Exclusion of known gene for enamel development in two Brazilian families with amelogenesis imperfecta

Maria CLG Santos¹ , P Suzanne Hart² , Mukundhan Ramaswami³ , Cláudia M Kanno⁴ , Thomas C Hart⁵ and Sergio RP Line⁶

¹  PHD student, Department of Morphology, Dental School of Piracicaba, State University of Campinas, Piracicaba, SP, Brazil

²  PHD, National Human Genome Research Institute, NIH Bethesda MD, USA

³  student, National Institute for Dental and Craniofacial Research, Bethesda, MD, USA

⁴  School of Dentistry of Aracatuba, University of the State of Sao Paulo, UNESP, Brazil

⁵  PHD, National Institute for Dental and Craniofacial Research, Bethesda, MD, USA

⁶  PHD, Department of Morphology, Dental School of Piracicaba, State University of Campinas, Piracicaba, SP, Brazil

author email corresponding author email

Head & Face Medicine 2007, 3:8doi:10.1186/1746-160X-3-8

Published:	31 January 2007

Abstract

Amelogenesis imperfecta (AI) is a genetically heterogeneous group of diseases that result in defective development of tooth enamel.

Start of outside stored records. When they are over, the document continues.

#ifndef COV_MIN_WAVES
#define COV_MIN_WAVES 4
#endif
#ifndef COV_MIN_WAVES4
#define COV_MIN_WAVES4 3
#endif
#ifndef COV_MIN_WAVES1
#define COV_MIN_WAVES1 6
#endif
#ifndef COV_MIN_WAVES1_4
#define COV_MIN_WAVES1_4 4
#endif
template <bool LDS_LUT, int MODE, bool Z1, int RPL, int REC>
__global__ __launch_bounds__(COV_THREADS, MODE == 1 ? (REC ? COV_MIN_WAVES1 : COV_MIN_WAVES1_4) : (REC ? COV_MIN_WAVES : COV_MIN_WAVES4)) void cov_accumulate(CovParams P) {
    constexpr bool PACKED = REC != 0;
    extern __shared__ __attribute__((aligned(16))) unsigned long long smem[];
    constexpr int WIN = MODE == 1 ? COV_WIN1 : COV_WIN;
    constexpr int TILE = COV_THREADS * RPL;
    int *s_wsum = reinterpret_cast<int *>(smem);
    int *s_tbin = s_wsum + 4;
    int *s_rtot = reinterpret_cast<int *>(smem + 12);
    unsigned long long *win = smem + 12 + (MODE == 1 ? 16 : 0);
    unsigned long long *lutS = win + WIN + (MODE == 1 ? COV_SPARES1 : 2);

    const int tid = threadIdx.x;
    const int lane = tid & 63;
    CovItem I = P.it;
    unsigned blk = blockIdx.x;
    if (P.n_items > 0) {
        int lo = 0, hi = P.n_items;
        while (hi - lo > 1) {
            const int mid = (lo + hi) >> 1;
            if (P.items[mid].first_block <= blk) lo = mid;
            else hi = mid;
        }
        I = P.items[lo];
        blk -= I.first_block;
    }
    const unsigned long long r0 = (unsigned long long)blk * COV_READS_PER_BLOCK;
    const unsigned long long r1 = min(I.n, r0 + COV_READS_PER_BLOCK);
    const unsigned z = (unsigned)P.bin_size;
    const int last_bin = I.nbins - 1;
    auto div = [&](int x) { return Z1 ? x : (int)(__umulhi((unsigned)x, P.magic) >> P.shift); };

    auto load_tile = [&](unsigned long long idx) {
        if constexpr (PACKED) return cov_load_packed<RPL>(I, idx, r1);
        else return cov_load<RPL>(I, idx, r1);
    };
    auto cur = load_tile(r0 + (unsigned long long)tid * RPL);

    for (int i = tid; i < WIN + 2; i += COV_THREADS) win[i] = 0;
    if (LDS_LUT) {
        for (unsigned i = tid; i <= z; i += COV_THREADS) {
            const unsigned long long v = P.lut_main[i];
            lutS[i] = v;
            lutS[i + z + 1] = I.lut_end[i];
            if (MODE == 0 && !Z1) {
                unsigned long long *pr = lutS + 2 * (z + 1);
                pr[2 * i] = v;
                pr[2 * i + 1] = 0;
                pr[2 * (z + 1) + 2 * i] = 0;
                pr[2 * (z + 1) + 2 * i + 1] = v;
            }
            if (MODE == 1) {
                unsigned long long *tabA = lutS + 2 * (z + 1), *tabB = tabA + (z + 1), *tabL = tabB + (z + 1);
                tabA[i] = v & 0xffffffffull;
                tabB[i] = v << 32;
                tabL[i] = v - (1ull << COV_DBIT);
                if (i == 0) tabL[z + 1] = 0;
            }
        }
    }
    auto bin_of_read = [&](unsigned long long idx) {
        if constexpr (REC == 2) return (int)((unsigned)I.packed[idx] >> 2);
        int s = PACKED ? (int)(unsigned)I.packed[idx] : I.start[idx];
        s = s < 0 ? 0 : s;
        const int b = div(s);
        return b < I.nbins ? b : I.nbins - 1;
    };
    if (tid < COV_READS_PER_BLOCK / TILE) {
        const unsigned long long tl = min(r0 + (unsigned long long)(tid + 1) * TILE, r1) - 1;
        s_tbin[tid] = bin_of_read(tl);
    }
    int base = bin_of_read(r0);
    __syncthreads();
    auto lut = [&](unsigned i) -> unsigned long long {
        if (LDS_LUT) return lutS[i];
        return i <= z ? P.lut_main[i] : I.lut_end[i - z - 1];
    };

    auto contribute = [&](int bin, unsigned long long v) {
        const unsigned off = (unsigned)(bin - base);
        if (off < (unsigned)WIN) atomicAdd(&win[off], v);
        else if ((unsigned)bin <= (unsigned)last_bin) cov_global_add(I.acc, bin, v);
    };

    auto slow_read = [&](int s, int e) {
        const int fb = div(s);
        const int eb = div(e - 1);
        if (fb == eb) {
            contribute(fb, lut((unsigned)(e - s)));
        } else {
            contribute(fb, lut((unsigned)(fb + 1) * z - (unsigned)s));
            const unsigned bl = (unsigned)(e - 1) - (unsigned)eb * z;
            contribute(eb, lut(eb < last_bin ? bl : bl + z + 1));
            for (int b = fb + 1; b < eb; b++) contribute(b, P.one);
        }
    };

    auto spill = [&]() {
        __syncthreads();
        if constexpr (MODE == 1) {
            constexpr int PER = WIN / COV_THREADS;
            static_assert(PER == 8 && COV_THREADS == 256, "the packed resolve is written for eight rows of 256 words");
            unsigned long long w[PER];
#pragma unroll
            for (int k = 0; k < PER; k++) w[k] = win[k * COV_THREADS + tid];
            int pk[PER / 2];
#pragma unroll
// ... 308 lines not shown
            const unsigned long long q0 = dpp_u64<DPP_WAVE_SHR1>(a0), q1 = dpp_u64<DPP_WAVE_SHR1>(a1), q2 = dpp_u64<DPP_WAVE_SHR1>(a2);
            if (Knext != K) {
                if (a0) contribute(K, a0);
                if (a1) contribute(K + 1, a1);
                if (a2) contribute(K + 2, a2);
            }
            if (Kprev != K && lane != 0) {
                if (q0) contribute(K, 0ull - q0);
                if (q1) contribute(K + 1, 0ull - q1);
                if (q2) contribute(K + 2, 0ull - q2);
            }
        } else {
            const unsigned long long *tabA = lutS + 2 * (z + 1), *tabL = tabA + 2 * (z + 1);
            const unsigned ko = (unsigned)(K - base);
            const bool safe = ko < (unsigned)(WIN - COV_DQMAX - 2) && K + COV_DQMAX + 2 <= last_bin;
            const unsigned kw = safe ? ko : 0u;
            unsigned d1 = 0, d2 = 0;
            unsigned long long vL[RPL];
            unsigned woff[RPL];
#pragma unroll
            for (int j = 0; j < RPL; j++) {
                const unsigned rs = (unsigned)sv[j] - Kz;
                const unsigned re1 = (unsigned)ev[j] - Kz;
                const unsigned len = re1 - rs;
                bool cand;
                if constexpr (PACKED) cand = (unsigned)(cur.w[j] >> 32) - ((unsigned)P.min_q << 24) < ((64u - (unsigned)P.min_q) << 24);
                else cand = ((fl[j] & FMASK) == 0) & ((int)mq[j] >= P.min_q);
                const bool fast = cand & safe & (rs < 2u * z) & (len - 1u < P.xmax) & (re1 <= P.xmax);
                nkept += fast ? 1u : 0u;
                slowmask |= (cand & !fast) ? (1u << j) : 0u;
                const bool r1_ = rs >= z;
                const unsigned dq = (__umul24(re1, P.m15) - P.m15) >> P.k15;
                const bool multi = fast & (dq != (r1_ ? 1u : 0u));
                const unsigned bf = min(len, (r1_ ? 2u * z : z) - rs);
                const unsigned long long vv = tabA[(fast ? bf : 0u) + (r1_ ? z + 1u : 0u)];
                a0 += (unsigned)vv;
                a1 += (unsigned)(vv >> 32);
                d1 += (multi & !r1_) ? 1u : 0u;
                d2 += (multi & r1_) ? 1u : 0u;
                const unsigned bl1 = re1 - __umul24(dq, z);
                vL[j] = tabL[multi ? bl1 - 1u : z + 1u];
                woff[j] = multi ? kw + dq : (unsigned)WIN;
            }
#pragma unroll
            for (int j = 0; j < RPL; j++) atomicAdd(&win[woff[j]], vL[j]);
            atomicAdd(&win[kw], a0);
            atomicAdd(&win[kw + 1], a1 + ((unsigned long long)d1 << COV_DBIT));
            atomicAdd(&win[kw + 2], (unsigned long long)d2 << COV_DBIT);
            if (slowmask) {
#pragma unroll
                for (int j = 0; j < RPL; j++)
                    if (slowmask & (1u << j)) {
                        const int s = sv[j], e = true_end(j);
                        if (s < 0 || e <= s || div(e - 1) > last_bin) bad = true;
                        else { nkept++; slow_read(s, e); }
                    }
            }
        }
        cur = nxt;
    }

    for (int d = 32; d > 0; d >>= 1) nkept += __shfl_down(nkept, d);
    nkept += nkept_s;
    if (lane == 0 && nkept)
        atomicAdd(P.kept + (size_t)((blockIdx.x * (COV_THREADS / 64) + (tid >> 6)) % COV_KEPT_SLOTS) * 16, (unsigned long long)nkept);
    if (bad) atomicOr(P.status, 1);

    spill();
}

__global__ void cov_finalize(const long long *__restrict__ acc, double *__restrict__ out, long long n, double inv_scale,
                             int *status) {
    long long i = (long long)blockIdx.x * blockDim.x + threadIdx.x;
    const long long stride = (long long)gridDim.x * blockDim.x;
    bool inexact = false;
    for (; i < n; i += stride) {
        const long long a = acc[i];
        if (a >= (1ll << 53) || a < 0) inexact = true;
        out[i] = (double)a * inv_scale;
    }
    if (inexact) atomicOr(status, 2);
}

struct tdt_cov {
    tdt_ctx *ctx = nullptr;
    int n_contigs = 0;
    int bin_size = 0;
    int S = 0;
    bool small_bins = false;
    unsigned xmax = 0, m15 = 0;
    int k15 = 0;
    unsigned magic = 0;
    int shift = 0;
    std::vector<int64_t> len, nbins, off;
    std::vector<int> end_bin_size;
    int64_t total_bins = 0;
    unsigned long long *d_acc = nullptr;
    unsigned long long *d_lut_main = nullptr;
    unsigned long long *d_lut_end = nullptr;
    int *d_status = nullptr;
    unsigned long long *d_kept = nullptr;
    int *d_nbins = nullptr;
    void *d_stage[2] = {nullptr, nullptr};
    void *h_stage[2] = {nullptr, nullptr};
    hipEvent_t slot_ev[2] = {nullptr, nullptr};
    int slot_used[2] = {0, 0};
    int next_slot = 0;
};

static bool build_lut(std::vector<unsigned long long> &lut, int bin_size, int den, int S) {
    const double scale = ldexp(1.0, S);
    for (int b = 0; b <= bin_size; b++) {
        volatile float q = (float)b / (float)den;
        double f = (double)q * scale;
        unsigned long long fx = (unsigned long long)f;
        if ((double)fx != f) return false;
        lut[b] = fx;
    }
    return true;
}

Mutations in several enamel proteins and proteinases have been associated with AI. The object of this study was to evaluate evidence of etiology for the six major candidate gene loci in two Brazilian families with AI. Genomic DNA was obtained from family members and all exons and exon-intron boundaries of the ENAM, AMBN, AMELX, MMP20, KLK4 and Amelotin gene were amplified and sequenced. Each family was also evaluated for linkage to chromosome regions known to contain genes important in enamel development. The present study indicates that the AI in these two families is not caused by any of the known loci for AI or any of the major candidate genes proposed in the literature. These findings indicate extensive genetic heterogeneity for non-syndromic AI.